#### DATA TO EXAMINE:

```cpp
constexpr int kDcBufA = 0;
constexpr int kDcBufB = kDcBufA + kFcRows * kFcP1;
constexpr int kDcBufF = kDcBufB + kFcRows * kFcP1;
constexpr int kDcWl = kDcBufF + kFcRows * kFcP4;
constexpr int kDcWlWave = 128 * kFbWP;
constexpr int kDcRed = kDcWl + 8 * kDcWlWave;
constexpr int kDcLdsFloats = kDcRed + 2 * 2 * 8 * kFcRows;
constexpr int kDcLdsBytes = kDcLdsFloats * 4;
static_assert(16 * kFcWP <= kDcWlWave && mha_small_lds_floats(16, 8) <= kDcWlWave && mha_small_bwd_lds_floats(16, 8) <= kDcWlWave,
              "wave region");
static_assert(kDcLdsBytes + (2 * 8 * (kTLHeads + 8) + 8 * 4 * 128 + 64) * 4 <= 160 * 1024, "LDS (dynamic + the tail's static arrays)");

typedef r3d_decoder_chain_args DcArgs;

__device__ __forceinline__ void dc_stage_rows(float* buf, const float* src, int row0, int tid) {
    const int r = tid >> 5, c4 = tid & 31;
    const f32x4 z = {0.f, 0.f, 0.f, 0.f};
    const f32x4 v = *reinterpret_cast<const f32x4*>(src + (size_t)(row0 + (r & 7)) * kFcH + 4 * c4);
    *reinterpret_cast<f32x4*>(buf + r * kFcP1 + 4 * c4) = r < 8 ? v : z;
// ... 540 lines not shown
    __shared__ float red[8][4][128];
    __shared__ int is_last;
    const int lane = threadIdx.x & 63, wave = threadIdx.x >> 6;
    if ((int)blockIdx.x < D.B) {
        const int b = (int)blockIdx.x;
        if (D.phases & 1) dc_fwd(D, b, lds);
        R3D_CHAIN_MARK(D.timeline, b == 0, 6);
        if (D.phases & 2) {
            __syncthreads();
            tail_clip_body(t, a, part, b, lg, dl, red);
        }
        R3D_CHAIN_MARK(D.timeline, b == 0, 7);
        if (D.phases & 4) {
            __syncthreads();
            dc_bwd(D, b, lds);
        }
    } else if (D.phases & 2) {
        const int u = ((int)blockIdx.x - D.B) * 8 + wave;
        if (u < a.B * a.S) losses_unit(a, part, u, lane);
    }
    if (D.phases & 2) tail_losses_finish(t, a, part, arrivals, &is_last);
}

}

using namespace r3d;

R3D_EXPORT int r3d_decoder_tail_losses_supported(int H, int n_head, int Q, int rows);

R3D_EXPORT int r3d_decoder_chain_supported(int H, int Q, int heads, int S) {
    return (H == kFcH && Q == 8 && heads == 8 && S > 0 && S <= 64) ? 1 : 0;
}

R3D_EXPORT int r3d_decoder_chain(const r3d_decoder_chain_args* d, const r3d_tail_losses_args* tail, float* ws, void* stream) {
    R3D_REQUIRE(d && (d->phases & 7) && !(d->phases & ~7));
    R3D_REQUIRE(r3d_decoder_chain_supported(d->H, d->Q, d->heads, d->S) && d->B > 0);
    R3D_REQUIRE(d->caq && d->cakv && d->p_ca && d->wo && d->w1 && d->w2 && d->t2_pre && d->m2 && d->r2 && d->g2 && d->ff1);
    if (d->phases & 1)
        R3D_REQUIRE(d->ca_o && d->bo && d->t1 && d->be2 && d->t2 && d->b1 && d->b2 && d->t3_pre);
    if (d->phases & 4)
        R3D_REQUIRE(d->d_t3pre && d->d_ff2 && d->d_ff1 && d->d_t2pre && d->d_cap && d->d_cao && d->d_caq && d->d_cakv && d->part_d2);
    const void* al[] = {d->caq, d->cakv, d->wo, d->w1, d->w2, d->ca_o, d->d_ff2, d->d_cao, d->d_cakv};
    for (const void* p : al)
        if (p && !r3d_aligned16(p)) return R3D_EALIGN;
    r3d_tail_losses_args t{};
    LossArgs a{};
    int grid = d->B;
    unsigned* arrivals = nullptr;
    if (d->phases & 2) {
        R3D_REQUIRE(tail && ws);
        t = *tail;
        R3D_REQUIRE(t.x && t.g3 && t.b3 && t.gF && t.bF && t.w_head && t.b_head && t.t3 && t.m3 && t.r3 && t.tgtF && t.mF && t.rF);
        R3D_REQUIRE(t.out && t.seg && t.past_label && t.target && t.target_dur && t.d_seg && t.d_out && t.loss_out && t.counts);
        R3D_REQUIRE(t.dx && t.dx2 && t.wsF && t.ws3);
        R3D_REQUIRE(t.B == d->B && t.S == d->S && t.Q == d->Q && t.H == d->H && t.K > 0 && t.n_head == t.K + 1);
        R3D_REQUIRE(t.ld_out >= t.n_head && t.ld_dout >= t.n_head && t.ld_seg >= t.K && t.ld_dseg >= t.K);
        if (!r3d_decoder_tail_losses_supported(t.H, t.n_head, t.Q, t.B * t.Q)) return R3D_EINVAL;
        if (!r3d_aligned16(ws)) return R3D_EALIGN;
        if (d->phases & 1) R3D_REQUIRE(t.x == d->t3_pre);
        if (d->phases & 4) R3D_REQUIRE(t.dx == d->d_t3pre && t.dx2 == d->d_ff2);
        a = LossArgs{t.seg, t.ld_seg, t.out, t.ld_out, t.out + t.K, t.ld_out, t.past_label, t.target, t.target_dur, t.B, t.S, t.Q,
                     t.K, t.pad_idx, t.exclude_idx, 0, t.dur_den, t.grad_scale, t.d_seg, t.ld_dseg, t.d_out, t.ld_dout,
                     t.d_out + t.K, t.ld_dout, t.loss_out, t.counts, t.tick_a, t.tick_b};
        const int units = t.B * t.S + t.B * t.Q + t.B;
        grid = t.B + r3d_cdiv(t.B * t.S, 8);
        arrivals = reinterpret_cast<unsigned*>(ws + 4 * (size_t)units);
    }
    if (d->pl_wo) {
        R3D_REQUIRE(d->pl_w1 && d->pl_w2 && d->pl_w2_t && d->pl_w1_t && d->pl_wo_t);
        hipError_t e3 = hipFuncSetAttribute((const void*)decoder_chain_bf3_kernel, hipFuncAttributeMaxDynamicSharedMemorySize,
                                            kD3LdsBytes);
        if (e3 != hipSuccess) return (int)e3;
        hipLaunchKernelGGL(decoder_chain_bf3_kernel, dim3(grid), dim3(512), (size_t)kD3LdsBytes, (hipStream_t)stream, *d, t, a, ws,
                           arrivals);
        R3D_LAUNCH_CHECK();
        return R3D_OK;
    }
    hipError_t e = hipFuncSetAttribute((const void*)decoder_chain_kernel, hipFuncAttributeMaxDynamicSharedMemorySize, kDcLdsBytes);
    if (e != hipSuccess) return (int)e;
    hipLaunchKernelGGL(decoder_chain_kernel, dim3(grid), dim3(512), (size_t)kDcLdsBytes, (hipStream_t)stream, *d, t, a, ws, arrivals);
    R3D_LAUNCH_CHECK();
    return R3D_OK;
}
```

r3d_amd/csrc/mha_small.h:

```cpp
#pragma once
#include "common.h"

namespace r3d {

struct MhaArgs {
    const float* q; int ldq; const float* k; int ldk; const float* v; int ldv;
    const uint8_t* kpm;
    const int64_t* key_label; int pad_idx;
    float* probs;
    const uint8_t* drop; float drop_scale;
    float* o; int ldo;
    const float* d_o; int lddo;
    float* dq; int lddq; float* dk; int lddk; float* dv; int lddv;
    int B, heads, Lq, Lk, dh; float scale;
};
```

#### YOUR OBJECTIVE:
Repeat every entry exactly as written above.

#### SOLUTION TO THIS EXERCISE:
```cpp
constexpr int kDcBufA = 0;
constexpr int kDcBufB = kDcBufA + kFcRows * kFcP1;
constexpr int kDcBufF = kDcBufB + kFcRows * kFcP1;
constexpr int kDcWl = kDcBufF + kFcRows * kFcP4;
constexpr int kDcWlWave = 128 * kFbWP;
constexpr int kDcRed = kDcWl + 8 * kDcWlWave;
constexpr int kDcLdsFloats = kDcRed + 2 * 2 * 8 * kFcRows;
constexpr int kDcLdsBytes = kDcLdsFloats * 4;
static_assert(16 * kFcWP <= kDcWlWave && mha_small_lds_floats(16, 8) <= kDcWlWave && mha_small_bwd_lds_floats(16, 8) <= kDcWlWave,
              "wave region");
static_assert(kDcLdsBytes + (2 * 8 * (kTLHeads + 8) + 8 * 4 * 128 + 64) * 4 <= 160 * 1024, "LDS (dynamic + the tail's static arrays)");

typedef r3d_decoder_chain_args DcArgs;

__device__ __forceinline__ void dc_stage_rows(float* buf, const float* src, int row0, int tid) {
    const int r = tid >> 5, c4 = tid & 31;
    const f32x4 z = {0.f, 0.f, 0.f, 0.f};
    const f32x4 v = *reinterpret_cast<const f32x4*>(src + (size_t)(row0 + (r & 7)) * kFcH + 4 * c4);
    *reinterpret_cast<f32x4*>(buf + r * kFcP1 + 4 * c4) = r < 8 ? v : z;
// ... 540 lines not shown
    __shared__ float red[8][4][128];
    __shared__ int is_last;
    const int lane = threadIdx.x & 63, wave = threadIdx.x >> 6;
    if ((int)blockIdx.x < D.B) {
        const int b = (int)blockIdx.x;
        if (D.phases & 1) dc_fwd(D, b, lds);
        R3D_CHAIN_MARK(D.timeline, b == 0, 6);
        if (D.phases & 2) {
            __syncthreads();
            tail_clip_body(t, a, part, b, lg, dl, red);
        }
        R3D_CHAIN_MARK(D.timeline, b == 0, 7);
        if (D.phases & 4) {
            __syncthreads();
            dc_bwd(D, b, lds);
        }
    } else if (D.phases & 2) {
        const int u = ((int)blockIdx.x - D.B) * 8 + wave;
        if (u < a.B * a.S) losses_unit(a, part, u, lane);
    }
    if (D.phases & 2) tail_losses_finish(t, a, part, arrivals, &is_last);
}

}

using namespace r3d;

R3D_EXPORT int r3d_decoder_tail_losses_supported(int H, int n_head, int Q, int rows);

R3D_EXPORT int r3d_decoder_chain_supported(int H, int Q, int heads, int S) {
    return (H == kFcH && Q == 8 && heads == 8 && S > 0 && S <= 64) ? 1 : 0;
}

R3D_EXPORT int r3d_decoder_chain(const r3d_decoder_chain_args* d, const r3d_tail_losses_args* tail, float* ws, void* stream) {
    R3D_REQUIRE(d && (d->phases & 7) && !(d->phases & ~7));
    R3D_REQUIRE(r3d_decoder_chain_supported(d->H, d->Q, d->heads, d->S) && d->B > 0);
    R3D_REQUIRE(d->caq && d->cakv && d->p_ca && d->wo && d->w1 && d->w2 && d->t2_pre && d->m2 && d->r2 && d->g2 && d->ff1);
    if (d->phases & 1)
        R3D_REQUIRE(d->ca_o && d->bo && d->t1 && d->be2 && d->t2 && d->b1 && d->b2 && d->t3_pre);
    if (d->phases & 4)
        R3D_REQUIRE(d->d_t3pre && d->d_ff2 && d->d_ff1 && d->d_t2pre && d->d_cap && d->d_cao && d->d_caq && d->d_cakv && d->part_d2);
    const void* al[] = {d->caq, d->cakv, d->wo, d->w1, d->w2, d->ca_o, d->d_ff2, d->d_cao, d->d_cakv};
    for (const void* p : al)
        if (p && !r3d_aligned16(p)) return R3D_EALIGN;
    r3d_tail_losses_args t{};
    LossArgs a{};
    int grid = d->B;
    unsigned* arrivals = nullptr;
    if (d->phases & 2) {
        R3D_REQUIRE(tail && ws);
        t = *tail;
        R3D_REQUIRE(t.x && t.g3 && t.b3 && t.gF && t.bF && t.w_head && t.b_head && t.t3 && t.m3 && t.r3 && t.tgtF && t.mF && t.rF);
        R3D_REQUIRE(t.out && t.seg && t.past_label && t.target && t.target_dur && t.d_seg && t.d_out && t.loss_out && t.counts);
        R3D_REQUIRE(t.dx && t.dx2 && t.wsF && t.ws3);
        R3D_REQUIRE(t.B == d->B && t.S == d->S && t.Q == d->Q && t.H == d->H && t.K > 0 && t.n_head == t.K + 1);
        R3D_REQUIRE(t.ld_out >= t.n_head && t.ld_dout >= t.n_head && t.ld_seg >= t.K && t.ld_dseg >= t.K);
        if (!r3d_decoder_tail_losses_supported(t.H, t.n_head, t.Q, t.B * t.Q)) return R3D_EINVAL;
        if (!r3d_aligned16(ws)) return R3D_EALIGN;
        if (d->phases & 1) R3D_REQUIRE(t.x == d->t3_pre);
        if (d->phases & 4) R3D_REQUIRE(t.dx == d->d_t3pre && t.dx2 == d->d_ff2);
        a = LossArgs{t.seg, t.ld_seg, t.out, t.ld_out, t.out + t.K, t.ld_out, t.past_label, t.target, t.target_dur, t.B, t.S, t.Q,
                     t.K, t.pad_idx, t.exclude_idx, 0, t.dur_den, t.grad_scale, t.d_seg, t.ld_dseg, t.d_out, t.ld_dout,
                     t.d_out + t.K, t.ld_dout, t.loss_out, t.counts, t.tick_a, t.tick_b};
        const int units = t.B * t.S + t.B * t.Q + t.B;
        grid = t.B + r3d_cdiv(t.B * t.S, 8);
        arrivals = reinterpret_cast<unsigned*>(ws + 4 * (size_t)units);
    }
    if (d->pl_wo) {
        R3D_REQUIRE(d->pl_w1 && d->pl_w2 && d->pl_w2_t && d->pl_w1_t && d->pl_wo_t);
        hipError_t e3 = hipFuncSetAttribute((const void*)decoder_chain_bf3_kernel, hipFuncAttributeMaxDynamicSharedMemorySize,
                                            kD3LdsBytes);
        if (e3 != hipSuccess) return (int)e3;
        hipLaunchKernelGGL(decoder_chain_bf3_kernel, dim3(grid), dim3(512), (size_t)kD3LdsBytes, (hipStream_t)stream, *d, t, a, ws,
                           arrivals);
        R3D_LAUNCH_CHECK();
        return R3D_OK;
    }
    hipError_t e = hipFuncSetAttribute((const void*)decoder_chain_kernel, hipFuncAttributeMaxDynamicSharedMemorySize, kDcLdsBytes);
    if (e != hipSuccess) return (int)e;
    hipLaunchKernelGGL(decoder_chain_kernel, dim3(grid), dim3(512), (size_t)kDcLdsBytes, (hipStream_t)stream, *d, t, a, ws, arrivals);
    R3D_LAUNCH_CHECK();
    return R3D_OK;
}
```

r3d_amd/csrc/mha_small.h:

```cpp
#pragma once
#include "common.h"

namespace r3d {

struct MhaArgs {
    const float* q; int ldq; const float* k; int ldk; const float* v; int ldv;
    const uint8_t* kpm;
    const int64_t* key_label; int pad_idx;
    float* probs;
    const uint8_t* drop; float drop_scale;
    float* o; int ldo;
    const float* d_o; int lddo;
    float* dq; int lddq; float* dk; int lddk; float* dv; int lddv;
    int B, heads, Lq, Lk, dh; float scale;
};
```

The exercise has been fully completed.